2.4Convolutional Block Attention Module (channel domain + spatial domain)

Insert image description here

class BasicBlock(nn.Module):
    expansion = 1
    def __init__(self, inplanes, planes, stride=1, downsample=None):
        super(BasicBlock, self).__init__()
        self.conv1 = conv3x3(inplanes, planes, stride)
        self.bn1 = nn.BatchNorm2d(planes)
        self.relu = nn.ReLU(inplace=True)
        self.conv2 = conv3x3(planes, planes)
        self.bn2 = nn.BatchNorm2d(planes)
        self.ca = ChannelAttention(planes)
        self.sa = SpatialAttention()
        self.downsample = downsample
        self.stride = stride
    def forward(self, x):
        residual = x
        out = self.conv1(x)
        out = self.bn1(out)
        out = self.relu(out)
        out = self.conv2(out)
        out = self.bn2(out)
        out = self.ca(out) * out  # 广播机制
        out = self.sa(out) * out  # 广播机制
        if self.downsample isnotNone:
            residual = self.downsample(x)
        out += residual
        out = self.relu(out)
        return out

2.5 Non-Local Attention

Aiming at the problem of long-distance information transmission and improving long-distance dependence, this paper is inspired by the traditional non-local mean filtering method and proposes non-local in the convolutional network, that is, the response at a certain pixel is the response of all other points. The feature weight sum at , associates each point with all other points, realizing the non-local idea.
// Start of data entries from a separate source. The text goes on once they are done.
# ... 74 lines not shown
	"slq_device_callback_create": (C.c_int, [_P, C.c_int, C.c_int64, _P, _P, _P]),
	"slq_dmat_generate": (C.c_int, [_P, C.c_int, C.c_int, C.c_int, C.c_uint64, C.c_uint64]),
	"slq_dmat_copy": (C.c_int, [_P, C.c_int, _P, C.c_int, C.c_int]),
	"slq_dmat_copy_rows": (C.c_int, [_P, C.c_int, C.c_int64, _P, C.c_int, C.c_int64, C.c_int64, C.c_int]),
	"slq_measure_stream": (C.c_int, [_P, C.c_int, C.c_size_t, C.c_int, C.POINTER(C.c_double)]),
	"slq_plan_set_probes_device": (C.c_int, [_P, _P, C.c_int64]),
	"slq_fttr_batch": (C.c_int, [_P, C.c_int, C.c_int, C.c_int, _P, _P, _P, _P]),
	"slq_diag_create": (C.c_int, [_P, C.c_int64, _PP]),
	"slq_diag_destroy": (C.c_int, [_P]),
	"slq_diag_update": (C.c_int, [_P, _P, C.c_int, _P]),
	"slq_diag_get": (C.c_int, [_P, _P, _P, _P, C.POINTER(C.c_int64)]),
	"slq_density_create": (C.c_int, [_P, C.c_int, C.c_int, _P, C.c_double, _PP]),
	"slq_density_destroy": (C.c_int, [_P]),
	"slq_density_update": (C.c_int, [_P, _P]),
	"slq_density_get": (C.c_int, [_P, _P, _P, _P, C.POINTER(C.c_int64)]),
	"slq_sddmm_create": (C.c_int, [_P, C.c_int64, C.c_int64, _P, _P, _PP]),
	"slq_sddmm_create_device": (C.c_int, [_P, C.c_int64, C.c_int64, _P, _P, _PP]),
	"slq_sddmm_update": (C.c_int, [_P, _P, C.c_int, _P, C.c_int, C.c_int, C.c_double, C.c_double, C.c_int]),
	"slq_sddmm_get": (C.c_int, [_P, _P, C.POINTER(C.c_int64)]),
	"slq_sddmm_ptr": (C.c_int, [_P, _PP]),
	"slq_sddmm_reset": (C.c_int, [_P]),
	"slq_sddmm_destroy": (C.c_int, [_P]),
	"slq_debug_sddmm_schedule": (C.c_int, [C.c_int64, _P, _P, _P, _P, _P, _P, C.c_int64, C.POINTER(C.c_int64), _P]),
	"slq_kernel_grad_create": (C.c_int, [_P, _P, _PP]),
	"slq_kernel_grad_update": (C.c_int, [_P, _P, C.c_int, _P, C.c_int, C.c_int, C.c_double, C.c_double]),
	"slq_kernel_grad_get": (C.c_int, [_P, _P, C.c_int, C.POINTER(C.c_int64)]),
	"slq_kernel_grad_reset": (C.c_int, [_P]),
	"slq_kernel_grad_destroy": (C.c_int, [_P]),
	"slq_debug_kernel_grad_schedule": (C.c_int, [C.c_int64, C.c_int, C.c_int, C.POINTER(C.c_int64), C.c_int]),
	"slq_kernel_cross_create": (C.c_int, [_P, _P, C.c_int64, _P, C.c_int64, _PP]),
	"slq_kernel_cross_create_device": (C.c_int, [_P, _P, C.c_int64, _P, C.c_int64, _PP]),
	"slq_kernel_cross_matmat": (C.c_int, [_P, C.c_int, _P, C.c_int64, _P, C.c_int64, C.c_int]),
	"slq_kernel_cross_dmat": (C.c_int, [_P, C.c_int, _P, C.c_int, _P, C.c_int, C.c_int]),
	"slq_kernel_cross_destroy": (C.c_int, [_P]),
	"slq_debug_kernel_cross_points": (C.c_int, [_P, _P, _P]),
	"slq_debug_kernel_cross_schedule": (C.c_int, [C.c_int64, C.c_int64, C.c_int64, C.c_int, C.POINTER(C.c_int64), C.c_int]),
	"slq_kernel_feature_create": (C.c_int, [_P, _P, C.c_int64, _P, C.c_int64, _PP]),
	"slq_kernel_feature_matmat": (C.c_int, [_P, _P, _P, C.c_int64, _P, C.c_int64, C.c_int]),
	"slq_kernel_feature_dmat": (C.c_int, [_P, _P, _P, C.c_int, _P, C.c_int, C.c_int]),
	"slq_kernel_feature_destroy": (C.c_int, [_P]),
	"slq_debug_kernel_feature_frequencies": (C.c_int, [_P, _P]),
	"slq_debug_kernel_feature_schedule": (C.c_int, [C.c_int64, C.c_int64, C.c_int64, C.c_int, C.c_int, C.POINTER(C.c_int64), C.c_int]),
	"slq_kernel_feature_rmatmat": (C.c_int, [_P, _P, _P, C.c_int64, _P, C.c_int64, C.c_int]),
	"slq_kernel_feature_rdmat": (C.c_int, [_P, _P, _P, C.c_int, _P, C.c_int, C.c_int]),
	"slq_debug_kernel_feature_adjoint_schedule": (C.c_int, [C.c_int64, C.c_int64, C.c_int64, C.c_int, C.c_int, C.POINTER(C.c_int64), C.c_int]),
	"slq_kernel_precond_create": (C.c_int, [_P, _P, C.c_int, C.c_double, _PP]),
	"slq_kernel_precond_refresh": (C.c_int, [_P]),
	"slq_kernel_precond_info": (C.c_int, [_P, C.POINTER(C.c_int), C.POINTER(C.c_int), C.POINTER(C.c_double), C.POINTER(C.c_double), C.POINTER(C.c_double)]),
	"slq_kernel_precond_get": (C.c_int, [_P, _P, _P, C.c_int64, _P, _P]),
	"slq_kernel_precond_apply": (C.c_int, [_P, _P, C.c_int64, _P, C.c_int64, C.c_int]),
	"slq_kernel_precond_apply_dmat": (C.c_int, [_P, _P, C.c_int, _P, C.c_int, C.c_int]),
	"slq_debug_kernel_precond_addresses": (C.c_int, [_P, C.POINTER(C.c_uint64)]),
	"slq_debug_kernel_precond_timing": (C.c_int, [_P, C.POINTER(C.c_double)]),
	"slq_debug_kernel_precond_h": (C.c_int, [_P, _P]),
	"slq_kernel_precond_columns": (C.c_int, [_P, C.c_int, C.c_int, C.c_int, _P, C.c_int]),
	"slq_kernel_precond_trace_grad": (C.c_int, [_P, _P, C.c_double, C.c_double]),
	"slq_kernel_pointgrad_create": (C.c_int, [_P, _P, _PP]),
	"slq_kernel_pointgrad_create_cross": (C.c_int, [_P, _P, _PP]),
	"slq_kernel_pointgrad_update": (C.c_int, [_P, _P, C.c_int, _P, C.c_int, C.c_int, C.c_double, C.c_double]),
	"slq_kernel_pointgrad_get": (C.c_int, [_P, _P, C.c_int64, C.POINTER(C.c_int64)]),
	"slq_kernel_pointgrad_reset": (C.c_int, [_P]),
	"slq_kernel_pointgrad_destroy": (C.c_int, [_P]),
	"slq_kernel_precond_trace_pointgrad": (C.c_int, [_P, _P, C.c_double, C.c_double]),
	"slq_debug_kernel_pointgrad_schedule": (C.c_int, [C.c_int64, C.c_int64, C.c_int, C.POINTER(C.c_int64), C.c_int]),
	"slq_plan_profile_enable": (C.c_int, [_P, C.c_int]),
	"slq_plan_action_columns": (C.c_int, [_P, C.POINTER(C.c_uint64), C.POINTER(C.c_uint64), C.c_int]),
	"slq_plan_sweep_columns": (C.c_int, [_P, C.POINTER(C.c_uint64), C.POINTER(C.c_uint64), C.c_int]),
	"slq_plan_window_columns": (C.c_int, [_P, C.POINTER(C.c_int64), C.c_int]),
	"slq_plan_dense_path": (C.c_int, [_P, C.POINTER(C.c_int), C.POINTER(C.c_int)]),
	"slq_plan_window_verify": (C.c_int, [_P, C.POINTER(C.c_int), C.POINTER(C.c_double)]),
	"slq_plan_window_census": (C.c_int, [_P, C.POINTER(C.c_int32), C.c_int64]),
	"slq_plan_window_flags": (C.c_int, [_P, C.POINTER(C.c_int32), C.POINTER(C.c_int32), C.c_int64]),
	"slq_plan_profile_read": (C.c_int, [_P, C.POINTER(SlqProfile), C.c_int]),
	"slq_quad_batch": (C.c_int, [_P, _P, _P, C.c_int64, C.c_int, C.c_uint64, C.c_uint64, C.c_int, C.c_int, C.c_double, C.c_int, C.c_int, _P, _P, _P, _P]),
	"slq_eigh_tridiag_batch": (C.c_int, [_P, C.c_int, C.c_int, _P, _P, _P, _P]),
	"slq_fAv_batch": (C.c_int, [_P, _P, _P, C.c_int64, C.c_int, C.c_int, C.c_double, C.c_int, C.c_int, _P, _P, C.c_int64]),
	"slq_fAv_batch_mode": (C.c_int, [_P, _P, _P, C.c_int64, C.c_int, C.c_int, C.c_double, C.c_int, C.c_int, _P, C.c_int, _P, C.c_int64, C.POINTER(C.c_int)]),
	"slq_lanczos_f64": (C.c_int, [_P, _P, _P, C.c_int, C.c_double, C.c_int, _P, _P, _P, C.c_size_t]),
	"slq_lanczos_f32": (C.c_int, [_P, _P, _P, C.c_int, C.c_float, C.c_int, _P, _P, _P, C.c_size_t]),
	"slq_debug_ring_flag_status": (C.c_int, [C.c_int]),
	"slq_debug_plan_poke_ring_flag": (C.c_int, [_P, C.c_int]),
	"slq_debug_step_shape": (C.c_int, [C.POINTER(C.c_int), C.c_int, C.c_int, C.c_int, C.POINTER(C.c_int), C.c_int]),
	"slq_debug_cheb_step_shape": (C.c_int, [C.POINTER(C.c_int), C.c_int, C.c_int, C.POINTER(C.c_int), C.c_int]),
	"slq_debug_csr_layout": (C.c_int, [C.c_int64, C.c_int64, _P, _P, C.c_int, _P, _P, C.c_int64, _P, _P]),
	"slq_debug_plan_shape": (C.c_int, [C.POINTER(C.c_double), C.c_int, C.POINTER(C.c_double), C.c_int]),
	"slq_debug_plan_shape_of": (C.c_int, [_P, C.POINTER(C.c_double), C.c_int, C.POINTER(C.c_double), C.c_int]),
	"slq_plan_create_chebyshev": (C.c_int, [_P, _P, C.c_int, C.c_int, _PP]),
	"slq_plan_run_chebyshev": (C.c_int, [_P, C.c_double, C.c_double, C.c_double]),
	"slq_plan_get_moments": (C.c_int, [_P, _P, _P]),
	"slq_plan_moment_sum": (C.c_int, [_P, C.c_int, _P, _P, _P]),
	"slq_density_update_moments": (C.c_int, [_P, _P, C.c_int, _P]),
	"slq_plan_create_chebyshev_action": (C.c_int, [_P, _P, C.c_int, C.c_int, _PP]),
	"slq_plan_chebyshev_action": (C.c_int, [_P, C.c_double, C.c_double, C.c_double, C.c_int, _P, _P, C.c_int64]),
	"slq_plan_chebyshev_action_dmat": (C.c_int, [_P, C.c_double, C.c_double, C.c_double, C.c_int, _P, _P, C.c_int]),
	"slq_debug_cheb_action_schedule": (C.c_int, [C.c_int, C.POINTER(C.c_int), C.POINTER(C.c_int), C.c_int, C.POINTER(C.c_int), C.POINTER(C.c_int), C.POINTER(C.c_int)]),
}
DEVICE_MATMAT_FN = C.CFUNCTYPE(C.c_int, C.c_void_p, C.c_void_p, C.c_void_p, C.c_int64, C.c_int, C.c_void_p)
class PlanInfo(C.Structure):

	_fields_ = [("panel_width", C.c_int), ("panels", C.c_int), ("ring_slots", C.c_int), ("sequence", C.c_int), ("pipelined", C.c_int),
				("reordered", C.c_int), ("upper_alpha", C.c_int), ("far_per_row", C.c_double), ("tiles", C.c_int), ("fused_alpha", C.c_int)]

Insert image description here

X is a feature map with a shape of [bs, c, h, w]. After three 1×1 convolution kernels, the channel is reduced to half of the original (c/2). Then flatten the two dimensions h and w into h×w, and the final shape is a tensor of [bs, c/2, h×w]. The tensor corresponding to θ is channel rearranged, which is transposed in linear algebra, and the shape obtained is [bs, h×w, c/2]. Then perform matrix multiplication with the tensor represented by φ to obtain a matrix with a shape of [bs, h×w, h×w]. This matrix calculates similarity (or understood as attention). Then it is normalized by softmax, and then the obtained matrix fc and g are matrix multiplied by the result of flattening and transposing, and the result y obtained has the shape [bs, h*w, c/2]. Then transpose it into a tensor of [bs, c/2, h×w], and then re-stretch the h×w dimension into [h, w], thus obtaining a tensor with a shape of [bs, c/2, h, w] tensor. Then use a 1×1 convolution kernel on this tensor to expand the channel to the original c, thus obtaining a tensor of [bs, c, h, w], which is consistent with the shape of the initial X. The final step is to add X to the obtained tensor (similar to the residual block in resnet).